Swan 86

Development
- Designer: Germán Frers
- Location: Finland
- Year: 1988
- No. built: 3
- Builder: Oy Nautor AB
- Role: Cruiser-Racer
- Name: Swan 86

Boat
- Displacement: 110,000 lb (49,895 kg)
- Draft: 12.00 ft (3.66 m)

Hull
- Type: monohull
- Construction: glassfibre
- LOA: 85.75 ft (26.14 m)
- LWL: 67.50 ft (20.57 m)
- Beam: 20.33 ft (6.20 m)
- Engine: Volvo Penta 282 hp (210 kW) diesel engine

Hull appendages
- Keel: Wing keel
- Ballast: 44,000 lb (19,958 kg)
- Rudder: Spade-type rudder

Rig
- Rig type: Bermuda rig

Sails
- Sailplan: Masthead sloop
- Total sail area: 3,058 sq ft (284.1 m^{2})

Racing
- PHRF: -39

= Swan 86 =

Sailboat class

The Swan 86 is a Finnish maxi yacht sailboat that was designed by Germán Frers as a blue water cruiser-racer and first built in 1988.

==Production==
The design was built by Oy Nautor AB in Finland, from 1988 to 1990 with three boats built, but it is now out of production.

==Design==
The Swan 86 is a recreational keelboat, built predominantly of glassfibre, with wood trim. It has a masthead sloop rig, a raked stem, a sharply reverse transom, an internally mounted spade-type rudder controlled by a wheel and a fixed wing keel. It displaces 110000 lb and carries 44000 lb of lead ballast.

The boat has a draft of 12.00 ft with the standard wing keel. It is fitted with a Swedish Volvo Penta diesel engine of 282 hp for docking and manoeuvring.
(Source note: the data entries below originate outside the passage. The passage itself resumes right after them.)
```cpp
int  mg_solver_set_rhs_problem(mg_solver *s);
int  mg_solver_set_rhs_host(mg_solver *s, const double *b_compact);
int  mg_solver_reset(mg_solver *s);
int  mg_solver_solve(mg_solver *s);
int  mg_solver_cycles(mg_solver *s, int ncycles);
int  mg_solver_fmg(mg_solver *s, int nu);
int  mg_solver_solve_fmg(mg_solver *s, int nu);
int  mg_solver_solve_gmres(mg_solver *s, int restart);
int  mg_solver_sync(mg_solver *s);

int    mg_solver_iterations(const mg_solver *s);
double mg_solver_bnorm(const mg_solver *s);
const double *mg_solver_rnorm(const mg_solver *s);
double mg_solver_solve_seconds(const mg_solver *s);

int  mg_solver_num_levels(const mg_solver *s);
int  mg_solver_tail_level(const mg_solver *s);
int  mg_solver_level_n(const mg_solver *s, int level);
int  mg_solver_level_local_planes(const mg_solver *s, int level, int *z0);
long mg_solver_local_unknowns(const mg_solver *s);
double mg_solver_dof_updates_per_cycle(const mg_solver *s);

int  mg_solver_get_solution(mg_solver *s, double *u_compact);
int  mg_solver_error_norms(mg_solver *s, double err[3]);

int  mg_solver_profile(mg_solver *s, int enable);
int  mg_solver_profile_read(mg_solver *s, double *total_ms, int *launches);
int  mg_solver_profile_read_kind(mg_solver *s, int kind, double *total_ms, int *launches);

void mg_get_ranges(int totaln, int procs, int *ranges);
int  mg_grid_n(int npts, int grid);
long mg_grid_to_global(int dim, int n, int k, int i, int j);
void mg_global_to_grid(int dim, int n, long idx, int *k, int *i, int *j);
int  mg_slab_range(int npts, int levels_dist, int level, int rank, int nranks, int *z0, int *z1);

#ifdef __cplusplus
}
#endif
#endif
```

multigrid_petsc_amd/csrc/mg_solver.c:

```c
#include "mgsolve.h"
#include "mg_comm.h"
#include "mg_solver_internal.h"
#include <math.h>
#include <stdio.h>
#include <stdlib.h>
#include <string.h>
#include <time.h>

#define MG_PI 3.14159265358979323846
static __thread char g_mgerr[512] = "ok";
const char *mg_last_error(void) { return g_mgerr; }
static int mgfail(int code, const char *what) {
    snprintf(g_mgerr, sizeof(g_mgerr), "%s (code %d; kernel layer: %s)", what, code, mgk_last_error());
    return code;
}

typedef struct mg_ops {
    int esz;
    int (*jacobi_range)(mgk_ctx *, const mgk_geom *, const double *, double, double, const void *, const void *, void *, int, int, void *);
    int (*jacobi_zero)(mgk_ctx *, const mgk_geom *, double, double, const void *, void *, void *);
    int (*residual)(mgk_ctx *, const mgk_geom *, const double *, const void *, const void *, void *, void *);
    int (*restrict_fw)(mgk_ctx *, const mgk_geom *, const mgk_geom *, const void *, void *, void *);
    int (*prolong_add)(mgk_ctx *, const mgk_geom *, const mgk_geom *, const void *, void *, void *);
    int (*prolong_jacobi)(mgk_ctx *, const mgk_geom *, const mgk_geom *, const double *, double, double, const void *, const void *, const void *, void *, void *);
// ... 935 lines not shown
    }
    F->u_ghost_ok = 0;
    return 0;
}

static int pjp_ok(const mg_solver *s, int P) {
    const mg_level *L = &s->L[0];
    const int need = MG_FUSE_PROLONG_PAIR | MG_FUSE_SWEEP_RESTRICT | MG_FUSE_PAIRS | MG_FUSE_NORM_SWEEP | MG_FUSE_PROLONG_SWEEP | MG_FUSE_RESNORM;
    if ((s->cfg.fuse & need) != need || P != 0 || s->cfg.dim != 3 || s->cfg.mesh || s->cfg.ksp_type != MG_KSP_RICHARDSON) return 0;
    if (s->cfg.v[0] != 3 || s->levels < 2 || s->lgraph == 1 || L->n < s->cfg.pair_min_n || s->last_cycle) return 0;
    if (L->distributed) {
        const mg_level *Lc = &s->L[1];
        const int hi = s->cfg.rank < s->cfg.nranks - 1;
        if (!(s->cfg.fuse & MG_FUSE_PROLONG_PAIR_SLAB) || !Lc->distributed || !L->f[0].far || !Lc->f[0].far || L->nz_min < 8 || Lc->nz_min < 4) return 0;
        return mgk_prolong_jacobi2_slab_ok_f64(&L->f[0].g, &Lc->f[0].g, hi) && mgk_jacobi2_sumsq_ok_f64(&L->f[0].g);
    }
    return mgk_prolong_jacobi2_ok_f64(&L->f[0].g, &s->L[1].f[0].g) && mgk_jacobi2_sumsq_ok_f64(&L->f[0].g);
}
static int triple_mid_ok(const mg_solver *s) {
    if (!(s->cfg.fuse & MG_FUSE_TRIPLE_MID) || !mg_triple_mid_pass || !mg_triple_mid_fits) return 0;
    if (s->cfg.nranks != 1 || s->L[0].distributed || s->cfg.v[0] != 3 || s->lgraph == 1) return 0;
    return srr_ok(s, 0, 0) && mg_triple_mid_fits(s);
}
static int finalize_iterate(mg_solver *s) {
    if (!s->iterate_behind) return 0;
    mg_level *L = &s->L[0];
    mg_fset *F = &L->f[0];
    if (L->distributed) {
        CHK(ensure_u_ghosts(s, 0, L));
        CHK(mgk_jacobi_range_f64(s->ctx, &F->g, L->coef, L->dinv, s->cfg.scale, (const double *)F->b, (const double *)F->u, (double *)F->tmp, 0, F->g.nz, NULL));
    } else
    CHK(mgk_jacobi_f64(s->ctx, &F->g, L->coef, L->dinv, s->cfg.scale, (const double *)F->b, (const double *)F->u, (double *)F->tmp, NULL));
    swap_ptr(&F->u, &F->tmp);
    mgi_u_rewritten(F);
    s->iterate_behind = 0; s->spec_valid = 0;
    return 0;
}

static int prolong_smooth(mg_solver *s, int P, int l) {
    mg_level *Lf = &s->L[l], *Lc = &s->L[l + 1];
    mg_fset *F = &Lf->f[P], *Cq = &Lc->f[P];
    const mg_ops *O = &OPS[P];
    const int v0 = s->cfg.v[0];
    if (!(s->cfg.fuse & MG_FUSE_PROLONG_SWEEP) || (s->cfg.ksp_type != MG_KSP_RICHARDSON && !j3_2d_ok(s, P, l, v0)) || v0 < 1) {
        CHK(prolong_from(s, P, l));
        return smooth(s, P, l, v0, 0);
// ... 31 lines not shown
        CHK(mgk_stream_wait(s->ctx, cs, ms));
        Cq->u_ghost_pending = 0; Cq->u_ghost_ok = 1;
        F->u_ghost_pending = 0; F->u_ghost_ok = 1; F->b_ghost_ok = 1;
        if (split) {
            if (lo) CHK(PJ2S(0, 4));
            if (hi) CHK(PJ2S(nz - 2, nz));
        } else CHK(PJ2S(0, nz));
#undef PJ2S
        swap_ptr(&F->u, &F->tmp);
        mgi_u_rewritten(F);
        s->sweep_owed = 1;
        return 0;
    }
    if (l == 0 && pjp_ok(s, P)) {
        void *t = triple_mid_ok(s) ? prof_begin_kind(s, 0, 1) : NULL;
        int rc2 = mgk_prolong_jacobi2_f64(s->ctx, &F->g, &Cq->g, Lf->coef, Lf->dinv, s->cfg.scale, (const double *)F->b, (const double *)Cq->u,
                                          (const double *)F->u, (double *)F->tmp, NULL);
        prof_end(s, t);
        CHK(rc2);
        swap_ptr(&F->u, &F->tmp);
        mgi_u_rewritten(F);
        s->sweep_owed = 1;
        return 0;
    }
    mgk_geom gc = Cq->g;
    const void *ucoarse = Cq->u;
    if (Lf->distributed && !Lc->distributed) {
        int c0 = s->zstart[s->cfg.rank], c1 = s->zstart[s->cfg.rank + 1];
        gc.nz = c1 - c0;
        ucoarse = (const char *)Cq->u + (size_t)O->esz * (size_t)c0 * (size_t)Cq->g.plane;
    } else if (Lc->distributed) {
        CHK(begin_u_ghosts(s, P, Lc));
    }
    if (Lf->distributed && s->cfg.overlap && Lf->nz_min >= 4 && s->cfg.dim == 3) {
        const int nz = F->g.nz;
        CHK(begin_u_ghosts(s, P, Lf));
        CHK(O->prolong_jacobi_range(s->ctx, &F->g, &gc, Lf->coef, Lf->dinv, s->cfg.scale, F->b, ucoarse, F->u, F->tmp, 2, nz - 1, NULL));
        if (Lc->distributed) CHK(ensure_u_ghosts(s, P, Lc));
        CHK(ensure_u_ghosts(s, P, Lf));
        CHK(O->prolong_jacobi_range(s->ctx, &F->g, &gc, Lf->coef, Lf->dinv, s->cfg.scale, F->b, ucoarse, F->u, F->tmp, 0, 2, NULL));
        CHK(O->prolong_jacobi_range(s->ctx, &F->g, &gc, Lf->coef, Lf->dinv, s->cfg.scale, F->b, ucoarse, F->u, F->tmp, nz - 1, nz, NULL));
    } else {
        if (Lf->distributed && Lc->distributed) CHK(ensure_u_ghosts(s, P, Lc));
        CHK(ensure_u_ghosts(s, P, Lf));
        if (s->cfg.mesh) CHK(mgk_prolong_jacobi_rowcoef_f64(s->ctx, &F->g, &gc, Lf->ctab, Lf->dtab, s->cfg.scale, (const double *)F->b,
                                                            (const double *)ucoarse, (const double *)F->u, (double *)F->tmp, NULL));
// ... 464 lines not shown
    if (!rc) rc = finalize_iterate(s);
    if (rc) return rc;
    double *ss = (double *)malloc(sizeof(double) * (size_t)(ncycles > 0 ? ncycles : 1));
    if (!ss) return mgfail(MGK_EINVAL, "mg_solver_cycles: out of host memory");
    rc = reduce_slots(s, s->d_norms, ncycles, ss);
    if (rc) { free(ss); return mgfail(rc, "mg_solver_cycles: reading the deferred norms"); }
    for (int q = 0; q < ncycles; q++) s->rnorm[it0 + 1 + q] = sqrt(ss[q]);
    if (ncycles > 0) s->rchk = s->rnorm[it0 + ncycles];
    free(ss);
    return 0;
}

int mg_solver_sync(mg_solver *s) {
    CHK(mgk_sync(s->ctx, NULL));
    if (s->comm && s->comm->check) { int rcc = s->comm->check(s->comm); if (rcc) return mgfail(rcc, mg_comm_last_error()); }
    return 0;
}
int mg_solver_iterations(const mg_solver *s) { return s->iter; }
double mg_solver_bnorm(const mg_solver *s) { return s->bnorm; }
const double *mg_solver_rnorm(const mg_solver *s) { return s->rnorm; }
double mg_solver_solve_seconds(const mg_solver *s) { return s->solve_seconds; }
int mg_solver_num_levels(const mg_solver *s) { return s->levels; }
int mg_solver_tail_level(const mg_solver *s) { return s ? s->ltail : 0; }
int mg_solver_level_n(const mg_solver *s, int l) { return (l >= 0 && l < s->levels) ? s->L[l].n : -1; }
int mg_solver_level_local_planes(const mg_solver *s, int l, int *z0) {
    if (l < 0 || l >= s->levels) return -1;
    if (z0) *z0 = s->L[l].z0;
    return s->L[l].nzl;
}
long mg_solver_local_unknowns(const mg_solver *s) {
    const mgk_geom *g = &s->L[0].f[0].g;
    return (long)g->nx * g->ny * g->nz;
}
double mg_solver_dof_updates_per_cycle(const mg_solver *s) {
    double tot = 0.0;
    for (int l = 0; l < s->levels; l++) {
        double N = pow((double)s->L[l].n, (double)s->cfg.dim);
        int sweeps = (l == s->levels - 1 && s->levels > 1) ? s->cfg.v[1] : 2 * s->cfg.v[0];
        if (s->levels == 1) sweeps = s->cfg.v[0];
        tot += sweeps * N;
    }
    return tot;
}

int mgi_fail(int code, const char *what) { return mgfail(code, what); }
int mgi_upload(mg_solver *s, const double *h, size_t n, double **d) { return upload(s, h, n, d); }
// ... 30 lines not shown
```

multigrid_petsc_amd/csrc/mg_solver_internal.h:

```cpp
#ifndef MG_SOLVER_INTERNAL_H
#define MG_SOLVER_INTERNAL_H
#include "mgsolve.h"
#include "mg_comm.h"
#include "mg_cheby_coefs.h"

#define MG_MAX_LEVELS 32
#define MG_MAX_TIMERS 4096

#define MG_FUSE_POINT_JACOBI_PASSES (MG_FUSE_PROLONG_SWEEP | MG_FUSE_NORM_SWEEP | MG_FUSE_PAIRS | MG_FUSE_COARSE_ZERO_SWEEP | MG_FUSE_LDS_TAIL | \
                                     MG_FUSE_SWEEP_RESTRICT | MG_FUSE_ZERO_TRIPLE | MG_FUSE_PROLONG_PAIR | MG_FUSE_TRIPLE_2D | \
                                     MG_FUSE_PROLONG_PAIR_SLAB | MG_FUSE_CHEBY | MG_FUSE_TRIPLE_MID)
#define MG_FUSE_NO_ROW_TABLE_FORM   (MG_FUSE_MIXED_CORRECT | MG_FUSE_RES_RESTRICT_SMALL)

typedef struct mg_fset {
    mgk_geom g;
    void *u, *b, *rv, *tmp;
    int guess_nonzero;
    int u_ghost_ok;
    int u_ghost_pending;
    int jz_ready;
    int last_sweep_pending;
    int b_ghost_ok;
    int pre_done;
    void *far;
// ... 24 lines not shown
    mgk_ctx *ctx;
    mg_comm *comm;
    int levels, ldist;
    mg_level L[MG_MAX_LEVELS];
    int *zstart;
    double *rnorm;
    int rnorm_cap;
    int iter;
    double bnorm, rchk;
    int started;
    int deferring;
    double *d_norms; int d_norms_cap;
    double *pin; int pin_cap;
    int spec_valid;
    int sweep_owed;
    int last_cycle;
    int iterate_behind;
    double solve_seconds;
    int lgraph;
    int ltail;
    void *coarse_graph[2];
    void *graph_u[2], *graph_tmp[2];
    int graph_rerecorded;
    int prof_on, prof_n;
    void *timers[MG_MAX_TIMERS];
    unsigned char timer_kind[MG_MAX_TIMERS];
    int prof_kind;
    int ntimers_created;
    void *gm_field[MGK_KRYLOV_MAX + 3];
    int gm_nfields, gm_restart;
    double *gm_hdev;
};

enum { MG_CHEBY_ZERO = 0, MG_CHEBY_PLAIN = 1, MG_CHEBY_PROLONG = 2, MG_CHEBY_NORM = 3 };
extern int mg_cheby_pass(mg_solver *s, int l, int kind, double *sumsq) __attribute__((weak));
extern int mg_cheby_tail(mg_solver *s) __attribute__((weak));

extern int mg_line_tables(mg_solver *s, int l, const double *ctab_host) __attribute__((weak));
extern int mg_line_smooth(mg_solver *s, int l, int maxit) __attribute__((weak));
extern int mg_xline_tables(mg_solver *s, int l, const double *ctab_host) __attribute__((weak));
extern int mg_xline_smooth(mg_solver *s, int l, int maxit) __attribute__((weak));
extern int mg_line_chunk_tables(mg_solver *s, int l, const double *ctab_host) __attribute__((weak));
extern int mg_line_chunk_smooth(mg_solver *s, int l, int maxit) __attribute__((weak));
extern int mg_xline_chunk_tables(mg_solver *s, int l, const double *ctab_host) __attribute__((weak));
extern int mg_xline_chunk_smooth(mg_solver *s, int l, int maxit) __attribute__((weak));
extern int mg_line_tail(mg_solver *s) __attribute__((weak));
extern int mg_rbgs_smooth(mg_solver *s, int l, int maxit) __attribute__((weak));
extern int mg_rbgs_prolong_smooth(mg_solver *s, int l, int maxit) __attribute__((weak));
extern int mg_triple_mid_fits(const mg_solver *s) __attribute__((weak));
extern int mg_triple_mid_pass(mg_solver *s, double *sumsq) __attribute__((weak));
long mg_xline_stride(int n, int uniform);
void mg_xline_factor(int n, int rows, const double *ctab, long gs, double *g);

int    mgi_fail(int code, const char *what);
#define CHK(call) do { int rc_ = (call); if (rc_) return mgi_fail(rc_, #call); } while (0)
int    mgi_upload(mg_solver *s, const double *h, size_t n, double **d);
double mgi_wall(void);
int    mgi_start(mg_solver *s);
int    mgi_smooth(mg_solver *s, int l, int maxit);
int    mgi_vcycle_rooted(mg_solver *s, int l);
int    mgi_vcycle_once(mg_solver *s);
int    mgi_iterate(mg_solver *s);
int    mgi_finalize(mg_solver *s);
int    mgi_apply_cycle(mg_solver *s);
#endif
```

multigrid_petsc_amd/csrc/mg_triple.c:

```c
#include "mg_solver_internal.h"
#include "mgk_sweep3.h"
#include <stddef.h>

int mg_triple_mid_fits(const mg_solver *s) {
    const mg_level *L = &s->L[0];
    return s->cfg.dim == 3 && !L->distributed && mgk_jacobi3_mid_ok_f64(&L->f[0].g);
}

int mg_triple_mid_pass(mg_solver *s, double *sumsq) {
    mg_level *L = &s->L[0];
    mg_fset *F = &L->f[0];
    CHK(mgk_jacobi3_sumsq_mid_f64(s->ctx, &F->g, L->coef, L->dinv, s->cfg.scale, (const double *)F->b, (const double *)F->u, (double *)F->tmp,
                                  sumsq, NULL));
    return 0;
}
```

multigrid_petsc_amd/csrc/mgk_sweep3.hip:

```cpp
#include "mgk_dev.hpp"
#include "mgk_sweep3.h"
#include <type_traits>
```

The design has sleeping accommodation for six people, with a single berth in the bow cabin, a single in the forward cabin, a double in the port midship cabin, an L-shaped settee and a U-shaped settee in the main cabin and an aft cabin with a double berth on the port side. The galley is located on the port side just aft of the companionway ladder. A navigation station is opposite the galley, on the starboard side.

The design has a hull speed of 11.01 kn and a PHRF handicap of -39.